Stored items
*** Block opens ***

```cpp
void build_accel(const rt_scene_view *s, const accel_options &o, accel_build &a, grid_fitter **fitter) {
  if (fitter) *fitter = nullptr;
  const uint32_t n = s->n;
  a = accel_build{};
  a.n = n;
  a.n_pad = (n + kSpherePad - 1) / kSpherePad * kSpherePad;
  a.scan_geom.assign(a.n_pad / 2, pair_geom{});
  for (uint32_t i = 0; i < a.n_pad; ++i) fill_slot(a.scan_geom[i / 2], i & 1, s, i < n ? (int)i : -1);
  a.shade.assign(n, shade_rec{});
  std::vector<uint8_t> sealed;
  sealed_spheres(s, sealed);
  for (uint32_t i = 0; i < n; ++i) {
    shade_rec &r = a.shade[i];
    std::memset(&r, 0, sizeof r);
    r.cx = s->cx[i];
    r.cy = s->cy[i];
    r.cz = s->cz[i];
    r.inv_r = 1.0f / s->radius[i];
    const bool glass = s->mat_kind[i] == RT_DIELECTRIC;
    r.ar = glass ? 1.0f : s->albedo_rgb[3 * i + 0];
    r.ag = glass ? 1.0f : s->albedo_rgb[3 * i + 1];
    r.ab = glass ? 1.0f : s->albedo_rgb[3 * i + 2];
// ... 30 lines not shown
        const double grow = std::max(1.02, 1.01 * std::sqrt((double)need / (double)lds_max));
        if (bb.grid.scale * grow > 1.6 * scale0) break;
        bb.grid.scale *= grow;
        bb.build_grid(s, bb.n_layer);
      }
      if (place != kGridCells && bb.grid.scale != scale0) {
        bb.grid.scale = scale0;
        bb.build_grid(s, bb.n_layer);
      }
    }
  }
  a.bvh_geom.assign(bb.slots.size() / 2, pair_geom{});
  for (size_t k = 0; k < bb.slots.size(); ++k) fill_slot(a.bvh_geom[k / 2], (int)(k & 1), s, bb.slots[k]);
  a.slots = bb.slots;
  a.nodes = bb.nodes;
  a.per_order = bb.per_order;
  a.oref = bb.oref;
  a.layer_mode = bb.layer_mode;
  a.layer_lo = bb.layer_lo;
  a.layer_hi = bb.layer_hi;
  a.layer_cy = bb.layer_cy;
  a.extra_pair0 = bb.extra_pair0;
  a.n_extra_pairs = bb.n_extra_pairs;
  a.grid = bb.grid;
  a.grid_placement = bb.grid.cells.empty() ? kGridGlobal : place;
  if (fitter && !bb.grid.cells.empty())
    *fitter = grid_fitter::make_from(s, o, a.grid_placement, bb.grid.scale, &bb);
}

struct grid_fitter::impl {
  std::vector<float> cx, cy, cz, radius, albedo, param;
  std::vector<uint32_t> kind;
  rt_scene_view view{};
  mutable bvh_builder bb;
  int placement = kGridGlobal;
  size_t lds_max = 0;
  double s0 = 1.0;
  bool grid_at(double scale) const {
    bb.grid.scale = scale;
    bb.build_grid(&view, bb.n_layer);
    if (bb.grid.cells.empty()) return false;
    const long long items = (long long)(bb.grid.items.size() / 4), cells = (long long)bb.grid.cells.size();
    if (placement == kGridLds)
      return items < 4096 && grid_lds_bytes(kGridLds, items, cells) <= lds_max;
    return items < 65536 && grid_lds_bytes(kGridCells, items, cells) <= lds_max;
  }
// ... 107 lines not shown
```

ray-tracing-in-one-weekend_amd/csrc/rt_accel.h:

```cpp
#ifndef RTOW_RT_ACCEL_H
#define RTOW_RT_ACCEL_H

#include <cstdint>
#include <cstring>
#include <vector>

#include "rt_internal.h"
#include "rt_layout.h"

namespace rtk {

struct accel_options {
  int bvh_leaf = 4;
  double collapse = 0.35;
  double side = 1.0;
  double grid_scale = 1.0;
  double grid_phase_x = 0.0, grid_phase_z = 0.0;
  int grid_placement = -1;
  bool wide = false;
};

struct grid_dims {
  float x0 = 0, z0 = 0, xi = 0, zi = 0, x1 = 0, z1 = 0, g = 0;
  int nx = 0, nz = 0;
// ... 4 lines not shown
  }
};
struct grid_geom : grid_dims {
  std::vector<uint32_t> cells;
  std::vector<float> items;
  bool operator==(const grid_geom &o) const {
    return grid_dims::operator==(o) && cells == o.cells && items.size() == o.items.size() &&
           (items.empty() || !std::memcmp(items.data(), o.items.data(), items.size() * sizeof(float)));
  }
};

struct accel_build {
  uint32_t n = 0, n_pad = 0;
  std::vector<pair_geom> scan_geom;
  std::vector<shade_rec> shade;
  std::vector<pair_geom> bvh_geom;
  std::vector<int> slots;
  std::vector<bvh_node> nodes;
  size_t per_order = 0;
  double oref = 64.0;
  bool layer_mode = false;
  float layer_lo = 0.0f, layer_hi = 0.0f, layer_cy = 0.0f;
  uint32_t extra_pair0 = 0, n_extra_pairs = 0;
  grid_geom grid;
  int grid_placement = kGridGlobal;
};
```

*** Block closes ***

**Activity:**
Scan the records for the string "return" and show every line that contains it.

**Answer to this task:**
    if (bb.grid.cells.empty()) return false;
      return items < 4096 && grid_lds_bytes(kGridLds, items, cells) <= lds_max;
    return items < 65536 && grid_lds_bytes(kGridCells, items, cells) <= lds_max;
    return grid_dims::operator==(o) && cells == o.cells && items.size() == o.items.size() &&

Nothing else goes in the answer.